Sal Da Vinci è il vincitore della 76ª edizione del Festival di Sanremo e con lui si conclude il biennio di Carlo Conti. Il conduttore ieri sera ha infatti annunciato che a succedergli alla conduzione nel 2027 sarà Stefano De Martino. Ma a vincere non è stata solo la canzone italiana, è stata anche la moda. Ad accompagnare la medaglia d’oro di Sanremo 2026 è Emanuel Ungaro. Con il brano vincitore Per sempre si, Da Vinci ha scelto un completo con giacca bianca doppiopetto abbinata a pantaloni neri e papillon, quasi un fiocco, sempre nero. Un trionfo diverso rispetto a Olly in Emporio Armani, che segna come lo stile di questa edizione si sia caratterizzato per un altro filo conduttore, il classico sartoriale maschile. A cavalcare la tendenza menswear sanremese anche Francesco Renga con un abito doppiopetto blu in raso, revers in lurex e foulard by Canali. «Siamo in un territorio che per me è super chic, ma con anima rock. Pelle, giacche in velluto, texture profonde e qualche tocco scintillante che accende la scena. Un’eleganza un po’ ribelle, molto sua, con quel twist glam che a Sanremo funziona sempre», ha raccontato a MFF il suo stylist Michele Potenza, che quest’anno segue anche Fulminacci, il quale ha scelto uno smoking di Ami Paris e scarpe di Antica Cuoieria. «Per lui abbiamo scelto una chiave più vintage con Ami Paris e fatto un lavoro importante su colori e tessuti. C’è un mix materico forte, combinazioni inaspettate, ma sempre coerenti con il suo immaginario», ha continuato il consulente d’immagine.
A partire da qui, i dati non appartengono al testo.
template <int NV>
__global__ void __launch_bounds__(CG_THREADS, 2)
cg_kernel (CgArgs const a)
{
    unsigned long long const keep = policy_evict_last();
    __shared__ double s_red[NV * 3 * CG_WARPS];
    __shared__ double s_bcast[NV * 3];
    __shared__ CgState s_state[NV];
    __shared__ double const* s_zptr[NV];
    unsigned int epoch = 0;
    int const quad = threadIdx.x & 28;
    int const rp = threadIdx.x & 3;

    if (threadIdx.x < a.n_views)
    {
        CgView const& V = a.v[threadIdx.x];
        CgState& S = s_state[threadIdx.x];
        S.n_rows = static_cast<int>(V.counts[1]);
        int const per_pass = V.grid * CG_QUADS;
        int const passes = (S.n_rows + per_pass - 1) / per_pass;
        S.passes = ((passes + CG_UF - 1) / CG_UF) * CG_UF;
        S.done = 0; S.iters = 0; S.info = SMVSB_CG_MAX_ITERATIONS;
        S.r_dot_r = 0.0; S.Q0 = 0.0; S.beta = 0.0; S.alpha = 0.0; S.tol = 0.0;
        S.partials = V.partials;
        S.grid = V.grid;
        s_zptr[threadIdx.x] = V.z;
    }
    __syncthreads();

#pragma unroll
    for (int v = 0; v < NV; ++v)
    {
        if (v >= a.n_views || !view_on(a, s_state, v, true))
            continue;
        CgView const& V = a.v[v];
        int const n_rows = s_state[v].n_rows, passes = s_state[v].passes;
        double acc[2] = { 0.0, 0.0 };
        for (int p = 0; p < passes; ++p)
        {
            int node;
            bool const ok = pass_row(V, n_rows, p, node);
            size_t const i = static_cast<size_t>(node) * 4 + rp;
            double const gi = ok ? V.g[i] : 0.0;
            double const ri = -gi;
            double const r0 = __shfl_sync(0xffffffffu, ri, quad);
            double const r1 = __shfl_sync(0xffffffffu, ri, quad + 1);
            double const r2 = __shfl_sync(0xffffffffu, ri, quad + 2);
            double const r3 = __shfl_sync(0xffffffffu, ri, quad + 3);
            if (ok)
            {
                double const* prow = V.P + static_cast<size_t>(node) * 16
                    + rp * 4;
                double2 const p01 = *reinterpret_cast<double2 const*>(prow);
                double2 const p23 = *reinterpret_cast<double2 const*>(prow + 2);
                double const zi = p01.x * r0 + p01.y * r1 + p23.x * r2
                    + p23.y * r3;
                V.r[i] = ri;
                V.z[i] = zi;
                V.d[i] = 0.0;
                V.d2[i] = 0.0;
                V.Ad[i] = 0.0;
                acc[1] += gi * gi;
                acc[0] += zi * ri;
            }
        }
        warp_flush<2>(acc, s_red, v);
    }
    publish<2>(a, s_state, s_red, 0, true);
    grid_barrier(a.sync, epoch);
    all_sums<2>(a, s_state, 0, s_bcast, true);
    if (threadIdx.x < a.n_views)
    {
        CgState& S = s_state[threadIdx.x];
        S.r_dot_r = s_bcast[threadIdx.x * 3 + 0];
        double const gg = s_bcast[threadIdx.x * 3 + 1];
        double const et = a.v[threadIdx.x].err_tol;
        S.tol = (et < 0.0) ? sqrt(gg) * 0.01 : et;
    }
    __syncthreads();

    int iter = 1;
    int first_node[NV];
    unsigned int first_mask[NV];
#pragma unroll
    for (int v = 0; v < NV; ++v)
    {
        first_node[v] = 0;
        first_mask[v] = 0u;
        if (v < a.n_views && static_cast<int>(blockIdx.x) < s_state[v].grid)
        {
            int const quad0 = blockIdx.x * CG_QUADS + (threadIdx.x >> 2);
            if (quad0 < s_state[v].n_rows)
            {
                first_node[v] = static_cast<int>(a.v[v].rows[quad0]);
                first_mask[v] = a.v[v].rowmask[first_node[v]];
            }
        }
    }
    for (; iter < a.max_iter; ++iter)
    {
        bool const odd = (iter & 1) != 0;
        int const slot = 2 + 4 * (iter & 1);

        {
#pragma unroll
            for (int v = 0; v < NV; ++v)
            {
                if (v >= a.n_views || !view_on(a, s_state, v, false))
                    continue;
                CgView const& V = a.v[v];
                int const n_rows = s_state[v].n_rows;
                int const quads = V.grid * CG_QUADS;
                int const quad0 = blockIdx.x * CG_QUADS + (threadIdx.x >> 2);
                DirVec dir;
                dir.z = s_zptr[v];
                dir.d_old = odd ? V.d : V.d2;
                dir.beta = s_state[v].beta;
                double* d_new = odd ? V.d2 : V.d;
                double acc[1] = { 0.0 };
                int node = first_node[v];
                unsigned int mask = first_mask[v];
                for (int q = quad0; q < n_rows; q += quads)
                {
                    int const qn = q + quads;
                    int const node_next = (qn < n_rows)
                        ? static_cast<int>(V.rows[qn]) : 0;
                    unsigned int const mask_next = (qn < n_rows)
                        ? V.rowmask[node_next] : 0u;
                    double own[4];
                    size_t const i = static_cast<size_t>(node) * 4 + rp;
                    double const val = spmv_row(V.H, V.npx + 1, dir, node, rp,
                        mask, own);
                    node = node_next;
                    mask = mask_next;
                    double const di = (rp == 0) ? own[0] : (rp == 1) ? own[1]
                        : (rp == 2) ? own[2] : own[3];
                    V.Ad[i] = val;
                    d_new[i] = di;
                    acc[0] += val * di;
                }
                warp_flush<1>(acc, s_red, v);
            }
            publish<1>(a, s_state, s_red, slot, false);
        }
        grid_barrier(a.sync, epoch);
        all_sums<1>(a, s_state, slot, s_bcast, false);
        if (threadIdx.x < a.n_views && !s_state[threadIdx.x].done)
            s_state[threadIdx.x].alpha = s_state[threadIdx.x].r_dot_r
                / s_bcast[threadIdx.x * 3];
        __syncthreads();

#pragma unroll
        for (int v = 0; v < NV; ++v)
        {
            if (v >= a.n_views || !view_on(a, s_state, v, false))
                continue;
            CgView const& V = a.v[v];
            int const n_rows = s_state[v].n_rows;
            int const passes = s_state[v].passes;
            double const alpha = s_state[v].alpha;
            double const* d_new = odd ? V.d2 : V.d;
            double acc[3] = { 0.0, 0.0, 0.0 };
            int nodes[CG_UF];
            bool oks[CG_UF];
#pragma unroll
            for (int u = 0; u < CG_UF; ++u)
                oks[u] = pass_row(V, n_rows, u, nodes[u]);
            for (int p = 0; p < passes; p += CG_UF)
            {
                int nodes_next[CG_UF];
                bool oks_next[CG_UF];
#pragma unroll
                for (int u = 0; u < CG_UF; ++u)
                    oks_next[u] = pass_row(V, n_rows, p + CG_UF + u,
                        nodes_next[u]);

                double xv[CG_UF], rv[CG_UF], gv[CG_UF];
                double2 p01[CG_UF], p23[CG_UF];
#pragma unroll
                for (int u = 0; u < CG_UF; ++u)
                {
                    xv[u] = 0.0; rv[u] = 0.0; gv[u] = 0.0;
                    p01[u] = make_double2(0, 0); p23[u] = p01[u];
                    if (oks[u])
                    {
                        size_t const i = static_cast<size_t>(nodes[u]) * 4 + rp;
                        double const dn = d_new[i], ad = V.Ad[i];
                        gv[u] = V.g[i];
                        xv[u] = V.x[i]; rv[u] = V.r[i];
                        double const* prow = V.P
                            + static_cast<size_t>(nodes[u]) * 16 + rp * 4;
                        p01[u] = ld_hint(prow, keep);
                        p23[u] = ld_hint(prow + 2, keep);
                        xv[u] += dn * alpha; rv[u] -= ad * alpha;
                    }
                }
#pragma unroll
                for (int u = 0; u < CG_UF; ++u)
                {
                    double const q0 = __shfl_sync(0xffffffffu, rv[u], quad);
                    double const q1 = __shfl_sync(0xffffffffu, rv[u], quad + 1);
                    double const q2 = __shfl_sync(0xffffffffu, rv[u], quad + 2);
                    double const q3 = __shfl_sync(0xffffffffu, rv[u], quad + 3);
                    if (oks[u])
                    {
                        size_t const i = static_cast<size_t>(nodes[u]) * 4 + rp;
                        double const zi = p01[u].x * q0 + p01[u].y * q1
                            + p23[u].x * q2 + p23[u].y * q3;
                        V.x[i] = xv[u]; V.r[i] = rv[u];
                        V.z[i] = zi;
                        acc[0] += rv[u] * rv[u];
                        acc[1] += xv[u] * (rv[u] - gv[u]);
                        acc[2] += zi * rv[u];
                    }
                }
#pragma unroll
                for (int u = 0; u < CG_UF; ++u)
                {
                    nodes[u] = nodes_next[u];
                    oks[u] = oks_next[u];
                }
            }
            warp_flush<3>(acc, s_red, v);
        }
        publish<3>(a, s_state, s_red, slot + 1, false);
        grid_barrier(a.sync, epoch);
        all_sums<3>(a, s_state, slot + 1, s_bcast, false);

        if (threadIdx.x < a.n_views && !s_state[threadIdx.x].done)
        {
            CgState& S = s_state[threadIdx.x];
            double const new_rr = s_bcast[threadIdx.x * 3 + 0];
            double const xbr = s_bcast[threadIdx.x * 3 + 1];
            double const new_zr = s_bcast[threadIdx.x * 3 + 2];
            bool stop = false;
            if (new_rr < S.tol)
                stop = true;
            else
            {
                double const Q1 = -1.0 * xbr;
                double const zeta = iter * (Q1 - S.Q0) / Q1;
                if (zeta < a.q_tol)
                    stop = true;
                else
                {
                    S.Q0 = Q1;
                    S.beta = new_zr / S.r_dot_r;
                    S.r_dot_r = new_zr;
                }
            }
            if (stop)
            {
                S.done = 1;
                S.iters = iter;
                S.info = SMVSB_CG_CONVERGENCE;
            }
        }
        __syncthreads();
        bool all_done = true;
        for (int v = 0; v < a.n_views; ++v)
            all_done = all_done && (s_state[v].done != 0);
        if (all_done)
            break;
    }

    if (blockIdx.x == 0 && threadIdx.x < a.n_views)
    {
        CgState const& S = s_state[threadIdx.x];
        double* res = a.v[threadIdx.x].result;
        res[0] = S.done ? S.iters : iter;
        res[1] = S.info;
        res[2] = isnan(__ldcg(a.v[threadIdx.x].x)) ? 1.0 : 0.0;
    }
}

Sulla stessa scia anche Leo Gassmann in A/X Armani exchange con un abito pulito dalle linee essenziali e gioielli Atelier Vm che hanno lasciato spazio alla voce. A scegliere il marchio italiano anche Tommaso Paradiso con camicia bianca, giacca e spilla di Emporio Armani. Dallo street al sartoriale, Luchè sempre in Louis Vuitton. Seguito ancora da Potenza, lo stylist racconta: «Lui ha già un’identità forte, riconoscibile al primo sguardo. Il mio lavoro è stato quello di accompagnarla e portarla sul palco dell’Ariston con una dimensione ancora più internazionale. Abbiamo costruito tutto insieme a Vuitton. È Luché al 100%, ma con una potenza visiva pensata per quel palco». Pelle su pelle per Lda e Aka7even anche in fatto di look coordinati in total leather by Pence1979 e calzature Cult. Conferme anche per Tredici Pietro in Vespa con gioielli DoDo, Eddie Brock in Luigi Bianchi flirt e mocassini college bordeaux di Antica Cuoieria, Dargen D’Amico in Mordecai con occhiali Swarovski e Michele Bravi in Antonio Marras con giacca in fil coupé ricamato con perline e paillettes nere, camicia in popeline bianco e pantaloni in gabardine di lana nera. A mantenere coerenza e rigore stilistico per tutte le serate è stato anche Carlo Conti, che ha scelto di affidarsi per l’intera edizione a Stefano Ricci. New entry di stile Colombre in total look Corneliani. E a chiudere la moda maschile, ma ad aprire la classifica generale del festival aggiudicandosi la medaglia d’argento è Sayf che per l’occasione ha scelto un completo total white con la particolarità di una rete come prolungamento della giacca firmato Moschino.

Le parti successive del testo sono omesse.